@@ -547,116 +551,136 @@
   if (real) {
     int32_t pos = s_base + (int32_t)__popcll(m & ((1ull << lane) - 1ull));
     for (int k = 0; k < w; ++k) pos += s_wave[k];
-    wl.items[(int64_t)list * wl.cap + pos] = p;
+    wl.desc[(int64_t)list * wl.cap + pos] = d;
   }
 }
 
 struct Cand {
-  uint32_t k0, j0, k1, j1;
-  bool ahead;
+  uint32_t a0, k0, a1, k1;
 };
 
-__device__ __forceinline__ Cand fetch_candidates(const RowDesc& d, int lane) {
+__device__ __forceinline__ bool fetched_ahead(uint32_t kind_cnt, uint32_t n) {
+  const uint32_t kind = desc_kind(kind_cnt);
+  return (kind == ROW_LEVEL && desc_cnt(kind_cnt) <= 128u) || (kind == ROW_FLAT && n <= 128u);
+}
+__device__ __forceinline__ uint32_t ahead_items(uint32_t kind_cnt, uint32_t n) {
+  if (!fetched_ahead(kind_cnt, n)) return 0u;
+  return desc_kind(kind_cnt) == ROW_LEVEL ? desc_cnt(kind_cnt) : n;
+}
+
+__device__ __forceinline__ const uint2* level_run(const RangeTable& tb, const RowDesc& d) {
+  return tb.lvl[desc_level(d.kind_cnt)] + d.start;
+}
+
+__device__ __forceinline__ RowDesc desc_of_lanes(uint32_t dv, uint32_t r) {
+  const int l0 = (int)(r * 8u);
+  RowDesc d;
+  d.s = (int64_t)(((uint64_t)readlane32(dv, l0 + RD_S_HI) << 32) | readlane32(dv, l0 + RD_S_LO));
+  d.n = readlane32(dv, l0 + RD_N);
+  d.base = readlane32(dv, l0 + RD_BASE);
+  d.T = readlane32(dv, l0 + RD_T);
+  d.kind_cnt = readlane32(dv, l0 + RD_KIND);
+  d.start = readlane32(dv, l0 + RD_START);
+  d.p = readlane32(dv, l0 + RD_P);
+  return d;
+}
+
+__device__ __forceinline__ Cand fetch_candidates(const RangeTable& tb, const RowDesc& d, int lane) {
+  const bool lvl = desc_kind(d.kind_cnt) == ROW_LEVEL;
+  const uint32_t items = ahead_items(d.kind_cnt, d.n);
+  const uint32_t* run = items == 0u ? tb.flat : lvl ? reinterpret_cast<const uint32_t*>(level_run(tb, d)) : tb.flat + d.base;
+  const uint32_t shift = lvl ? 1u : 0u;
   Cand c;
-  c.k0 = c.k1 = 0xFFFFFFFFu;
-  c.j0 = c.j1 = d.base;
-  c.ahead = false;
-  const uint32_t kind = d.kind_cnt & 7u, cnt = d.kind_cnt >> 3;
-  if (kind == ROW_LEVEL && cnt <= 128u) {
-    const uint2* ent = (const uint2*)d.ptr;
-    if ((uint32_t)lane < cnt) {
-      const uint2 x = ent[lane];
-      c.j0 = x.x;
-      c.k0 = x.y;
-    }
-    if ((uint32_t)lane + 64u < cnt) {
-      const uint2 x = ent[lane + 64];
-      c.j1 = x.x;
-      c.k1 = x.y;
-    }
-    c.ahead = true;
-  } else if (kind == ROW_FLAT && d.n <= 128u) {
-    const uint32_t* src = (const uint32_t*)d.ptr + d.base;
-    c.j0 = d.base + (uint32_t)lane + 1u;
-    c.k0 = src[lane + 1];
-    if (d.n > 64u) {
-      c.j1 = c.j0 + 64u;
-      c.k1 = src[lane + 65];
-    }
-    c.ahead = true;
+  const uint32_t l0 = (uint32_t)lane < items ? (uint32_t)lane : 0u;
+  const uint32_t* q0 = run + (l0 << shift);
+  c.a0 = q0[0];
+  c.k0 = q0[1];
+  c.a1 = c.k1 = 0u;
+  if (items > 64u) {
+    const uint32_t l1 = (uint32_t)lane + 64u < items ? (uint32_t)lane + 64u : 0u;
+    const uint32_t* q1 = run + (l1 << shift);
+    c.a1 = q1[0];
+    c.k1 = q1[1];
   }
   return c;
 }
 
-__device__ __forceinline__ bool select_ahead(Sel<true>& sel, const RowDesc& d, const Cand& c, uint32_t* lk, uint32_t* li) {
+__device__ __forceinline__ uint32_t offer_ahead(Sel<true>& sel, const RowDesc& d, const Cand& c, int lane, uint32_t* lk, uint32_t* li) {
   const uint32_t n = d.n, T = d.T, base = d.base;
-  const bool all = T == 0xFFFFFFFFu;
+  const bool all = T == 0xFFFFFFFFu, lvl = desc_kind(d.kind_cnt) == ROW_LEVEL;
+  const uint32_t items = ahead_items(d.kind_cnt, n);
   uint32_t count = 0;
-  const uint32_t i0 = c.j0 - base, i1 = c.j1 - base;
-  sel.offer(c.k0 & sel.dmask, i0, (uint32_t)(i0 - 1u) < n && (all || c.k0 < T), count, lk, li);
-  if ((d.kind_cnt & 7u) == ROW_LEVEL ? (d.kind_cnt >> 3) > 64u : n > 64u)
-    sel.offer(c.k1 & sel.dmask, i1, (uint32_t)(i1 - 1u) < n && (all || c.k1 < T), count, lk, li);
-  return sel.finish(count, lk, li);
+  const uint32_t i0 = lvl ? c.a0 - base : (uint32_t)lane + 1u, i1 = lvl ? c.a1 - base : (uint32_t)lane + 65u;
+  sel.offer(c.k0 & sel.dmask, i0, (uint32_t)lane < items && (uint32_t)(i0 - 1u) < n && (all || c.k0 < T), count, lk, li);
+  if (items > 64u)
+    sel.offer(c.k1 & sel.dmask, i1, (uint32_t)lane + 64u < items && (uint32_t)(i1 - 1u) < n && (all || c.k1 < T), count, lk, li);
+  return count;
 }
 
 __global__ __launch_bounds__(256) __attribute__((amdgpu_waves_per_eu(8, 8))) void expand_rows_kernel(
-    ExpandArgs a, RangeTable tb, const RowDesc* __restrict__ desc, WorkLists wl) {
-  __shared__ __attribute__((aligned(16))) uint32_t s_lk[4][72], s_li[4][64];
+    ExpandArgs a, RangeTable tb, WorkLists wl) {
+  __shared__ __attribute__((aligned(16))) uint32_t s_lk[4][EXPAND_ROWS][72], s_li[4][EXPAND_ROWS][64];
   const int lane = threadIdx.x & 63;
   const int wave_in_block = __builtin_amdgcn_readfirstlane((int)(threadIdx.x >> 6));
   const int f = a.f;
-  uint32_t* lk = s_lk[wave_in_block];
-  uint32_t* li = s_li[wave_in_block];
+  uint32_t* lk = s_lk[wave_in_block][0];
+  uint32_t* li = s_li[wave_in_block][0];
   const uint32_t wgs_p = wl.iters > 0 ? (uint32_t)wl.wgs : gridDim.x;
   const uint32_t round = blockIdx.x / wgs_p;
   const uint32_t gw = (blockIdx.x % wgs_p) * 4u + (uint32_t)wave_in_block, n_waves = wgs_p * 4u;
   const uint32_t list = gw % WORK_LISTS, stride = n_waves / WORK_LISTS;
   const int32_t n_items = __builtin_amdgcn_readfirstlane(wl.count[list * WORK_CNT_STRIDE]);
-  const uint32_t* items = wl.items + (int64_t)list * wl.cap;
+  const uint32_t* words = reinterpret_cast<const uint32_t*>(wl.desc + (int64_t)list * wl.cap);
   const uint32_t k_first = gw / WORK_LISTS + stride * round * (uint32_t)wl.iters;
   const uint32_t k_end = wl.iters > 0 ? k_first + stride * (uint32_t)wl.iters : 0xFFFFFFFFu;
-  for (uint32_t k = k_first; (int32_t)(2u * k) < n_items && k < k_end; k += stride) {
-    const uint32_t p0 = __builtin_amdgcn_readfirstlane(items[2u * k]);
-    const uint32_t p1 = (int32_t)(2u * k + 1u) < n_items ? __builtin_amdgcn_readfirstlane(items[2u * k + 1u])
-                                                         : (uint32_t)a.n_parents;
-    const RowDesc d0 = desc[p0], d1 = desc[p1];
-    const Cand c0 = fetch_candidates(d0, lane), c1 = fetch_candidates(d1, lane);
-    Sel<true> s0, s1;
-    s0.init(f, lane, a.proxy_drop);
-    s1.init(f, lane, a.proxy_drop);
-    const bool done0 = c0.ahead && !a.multi && select_ahead(s0, d0, c0, lk, li) && !s0.tie;
-    uint32_t slot0 = 0, val0 = 0;
-    bool sel0 = false;
-    if (done0) {
-      const unsigned long long m = s0.selmask;
-      sel0 = (m >> lane) & 1ull;
-      slot0 = __builtin_amdgcn_mbcnt_hi((uint32_t)(m >> 32), __builtin_amdgcn_mbcnt_lo((uint32_t)m, 0u));
-      if (sel0) val0 = row_of_desc(a, d0.s)[s0.idx - 1];
-    }
-    const bool done1 = c1.ahead && !a.multi && select_ahead(s1, d1, c1, lk, li) && !s1.tie;
-    uint32_t slot1 = 0, val1 = 0;
-    bool sel1 = false;
-    if (done1) {
-      const unsigned long long m = s1.selmask;
-      sel1 = (m >> lane) & 1ull;
-      slot1 = __builtin_amdgcn_mbcnt_hi((uint32_t)(m >> 32), __builtin_amdgcn_mbcnt_lo((uint32_t)m, 0u));
-      if (sel1) val1 = row_of_desc(a, d1.s)[s1.idx - 1];
-    }
-    if (done0) {
-      if (sel0) a.out_nbr[(int64_t)p0 * f + slot0] = val0;
-      if (lane == 0) a.out_cnt[p0] = f;
-    }
-    if (done1) {
-      if (sel1) a.out_nbr[(int64_t)p1 * f + slot1] = val1;
-      if (lane == 0) a.out_cnt[p1] = f;
-    }
-    if (done0 && done1) continue;
+  for (uint32_t k = k_first; (int32_t)(EXPAND_ROWS * k) < n_items && k < k_end; k += stride) {
+    const uint32_t rows = min((uint32_t)n_items - EXPAND_ROWS * k, (uint32_t)EXPAND_ROWS);
+    const uint32_t dv = words[(uint64_t)k * (EXPAND_ROWS * 8u) + ((uint32_t)lane & 31u)];
+    Cand c[EXPAND_ROWS];
+#pragma unroll
+    for (uint32_t r = 0; r < EXPAND_ROWS; ++r) {
+      RowDesc d = desc_of_lanes(dv, r);
+      if (r >= rows) d.kind_cnt = ROW_INVALID;
+      c[r] = fetch_candidates(tb, d, lane);
+    }
+    Sel<true> s[EXPAND_ROWS];
+    uint32_t fast = 0, done = 0, count[EXPAND_ROWS], val[EXPAND_ROWS];
+#pragma unroll
+    for (uint32_t r = 0; r < EXPAND_ROWS; ++r) {
+      s[r].init(f, lane, a.proxy_drop);
+      count[r] = 0;
+      const RowDesc d = desc_of_lanes(dv, r);
+      if (r < rows && !a.multi && fetched_ahead(d.kind_cnt, d.n)) {
+        fast |= 1u << r;
+        count[r] = offer_ahead(s[r], d, c[r], lane, s_lk[wave_in_block][r], s_li[wave_in_block][r]);
+      }
+    }
+#pragma unroll
+    for (uint32_t r = 0; r < EXPAND_ROWS; ++r) {
+      val[r] = 0;
+      if (((fast >> r) & 1u) && s[r].finish(count[r], s_lk[wave_in_block][r], s_li[wave_in_block][r]) && !s[r].tie) {
+        done |= 1u << r;
+        if ((s[r].selmask >> lane) & 1ull)
+          val[r] = row_of_desc(a, desc_of_lanes(dv, r).s)[s[r].idx - 1];
+      }
+    }
+#pragma unroll
+    for (uint32_t r = 0; r < EXPAND_ROWS; ++r) {
+      if ((done >> r) & 1u) {
+        const uint32_t p = readlane32(dv, (int)(r * 8u) + RD_P);
+        const unsigned long long m = s[r].selmask;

* _WHAT IS REQUIRED_:
Look above for the line containing "val[r] = 0;" and the line containing "if ((done >>". Transcribe both, with the lines between them, exactly.

* _EXERCISE SOLUTION_:
+      val[r] = 0;
+      if (((fast >> r) & 1u) && s[r].finish(count[r], s_lk[wave_in_block][r], s_li[wave_in_block][r]) && !s[r].tie) {
+        done |= 1u << r;
+        if ((s[r].selmask >> lane) & 1ull)
+          val[r] = row_of_desc(a, desc_of_lanes(dv, r).s)[s[r].idx - 1];
+      }
+    }
+#pragma unroll
+    for (uint32_t r = 0; r < EXPAND_ROWS; ++r) {
+      if ((done >> r) & 1u) {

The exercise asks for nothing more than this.